Como dice San Agustín, la estrella que guió a los Magos al lugar donde estaba el
Dios infante con la Madre Virgen, podía conducirlos a la misma ciudad de Belén
en que nació Cristo; pero se sustrajo a su vista hasta que también los judíos
diesen testimonio acerca de la ciudad en que Cristo nacería; a fin de que,
confirmados con doble testimonio, buscasen con una fe más ardiente a quien
manifestaban la claridad de la estrella y la autoridad de la profecía. Así
ellos mismos anuncian a los judíos el nacimiento de Cristo y preguntan el
lugar. Por disposición divina ocurrió que, al desaparecer la estrella, los
Magos fuesen a Jerusalén guiados por las luces humanas, buscando en la ciudad
real al rey nacido, a fin de que el nacimiento de Cristo fuera primero
anunciado públicamente en Jerusalén, conforme a aquello de Isaías (2, 3): De Sión saldrá la ley, y la palabra del
Señor de Jerusalén, y también para que, con la noticia de los magos, que venían
de lejos, se condenase la pereza de los judíos, que estaban cerca.
Admirable fue la fe de
los Magos.
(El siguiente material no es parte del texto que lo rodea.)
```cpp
__global__ void k_count_nonfinite(const double* __restrict__ x, int64_t n, unsigned long long* cnt) {
  unsigned long long c = 0;
  for (int64_t i = blockIdx.x * (int64_t)blockDim.x + threadIdx.x; i < n; i += (int64_t)gridDim.x * blockDim.x)
    if (!isfinite(x[i])) ++c;
  if (c) atomicAdd(cnt, c);
}
}

extern "C" {

int pxm_wav_plan_create(int L, double B, int J_min, int max_chains, unsigned flags, pxm_wav_plan_t* plan) {
  (void)flags;
  return wav_plan_create_impl("pxm_wav_plan_create", L, B, J_min, 0, max_chains, plan);
}

int pxm_wav_plan_create_spin(int L, double B, int J_min, int spin, int max_chains, unsigned flags, pxm_wav_plan_t* plan) {
  (void)flags;
// ... 139 lines not shown
```

Baseline: 117,600.

## Split order-0 Gram block by parity with a rank-one pole correction

Adds a TAB_GRAM_SPLIT0 table kind and makes it the default. It splits the m=0 Gram block into even and odd halves, as already done for other orders. The cross-parity coupling from the pole ring is handled as a rank-one correction computed inside the GEMM kernel through a new POLE template path. This is meant to halve the dense order-0 table stream and its MFMA work. In exchange it adds an in-kernel reduction with extra syncthreads, a new kernel instantiation for the Gram list, and a dependence on the coupling being exactly rank one.

```diff
diff --git a/pxmcmc_amd/csrc/sht_core.h b/pxmcmc_amd/csrc/sht_core.h
--- a/pxmcmc_amd/csrc/sht_core.h
+++ b/pxmcmc_amd/csrc/sht_core.h
@@ -3,9 +3,10 @@
 
 namespace pxm {
 
-enum TableKind { TAB_INV = 0, TAB_FWD = 1, TAB_INV_ADJ = 2, TAB_FWD_ADJ = 3, TAB_GRAM = 4, TAB_GRAM_SPLIT = 5, TAB_KINDS = 6 };
+enum TableKind { TAB_INV = 0, TAB_FWD = 1, TAB_INV_ADJ = 2, TAB_FWD_ADJ = 3, TAB_GRAM = 4, TAB_GRAM_SPLIT = 5, TAB_GRAM_SPLIT0 = 6, TAB_KINDS = 7 };
 inline bool kind_el_to_ring(int kind) { return kind == TAB_INV || kind == TAB_FWD_ADJ; }
-inline bool kind_is_gram(int kind) { return kind == TAB_GRAM || kind == TAB_GRAM_SPLIT; }
+inline bool kind_is_gram_split(int kind) { return kind == TAB_GRAM_SPLIT || kind == TAB_GRAM_SPLIT0; }
+inline bool kind_is_gram(int kind) { return kind == TAB_GRAM || kind_is_gram_split(kind); }
 inline bool kind_rows_are_el(int kind) { return kind == TAB_FWD || kind == TAB_INV_ADJ || kind_is_gram(kind); }
 inline bool kind_k_is_el(int kind) { return kind == TAB_INV || kind == TAB_FWD_ADJ || kind_is_gram(kind); }
 
@@ -27,6 +28,10 @@
   int m_unit;
   int hd_stride;
   int x_ncol, y_ncol;
+  int pole_n;
+  int pole_dx;
+  int64_t pole_b_off;
+  int64_t pole_bo_off;
 };
 
 struct GemmAffine {
@@ -82,6 +87,7 @@
   std::vector<int> k_beg[TAB_KINDS];
   std::vector<int64_t> odd_off;
   std::vector<int> odd_k_beg;
+  double* d_pole = nullptr;
   int refs = 0;
   int m_of(int i) const { return paired ? i : i - (L - 1); }
 };
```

Porque si ellos, buscando un rey de la tierra, le hubiesen
encontrado, en tal caso se hubieran confundido, por haber emprendido sin causa un
viaje tan penoso; por lo que ni lo hubieran adorado, ni ofrecido obsequios.
Pero en el caso presente, como buscaban un rey celestial, aunque ninguna
excelencia real verían en él, sin embargo, contentos con el testimonio de la
sola estrella, lo adoraron. Ven al hombre y
reconocen a Dios, y le ofrecen obsequios adecuados a la dignidad de Cristo: oro como a un gran rey; incienso, del que se hace uso en el
sacrificio de Dios, como a Dios, y mirra, que sirve para embalsamar los cuerpos, a
fin de demostrar que debía morir por la salvación de todos.
(3ª, q. XXXVI, a. 8)
Y postrándose le adoraron (Mt 2, 11). A
este respecto dice San Agustín: “¡Oh infancia, a la cual
se someten los astros! ¿Quién es éste de grandeza y gloria suprema, ante cuyos
pañales velan los Ángeles, tiemblan los reyes, y doblan sus rodillas los
sabios? ¿Quién es éste, tal y tan grande? Me lleno de estupor cuando veo los
pañales y miro al cielo; me agito cuando miro en el pesebre al mendigo y al más
preclaro que los astros; socórranos la fe, pues la razón humana desfallece.”
(De Humanitate Christi)
MEDITACIONES DE ADVIENTO—NAVIDAD.
Santo Tomás de Aquino.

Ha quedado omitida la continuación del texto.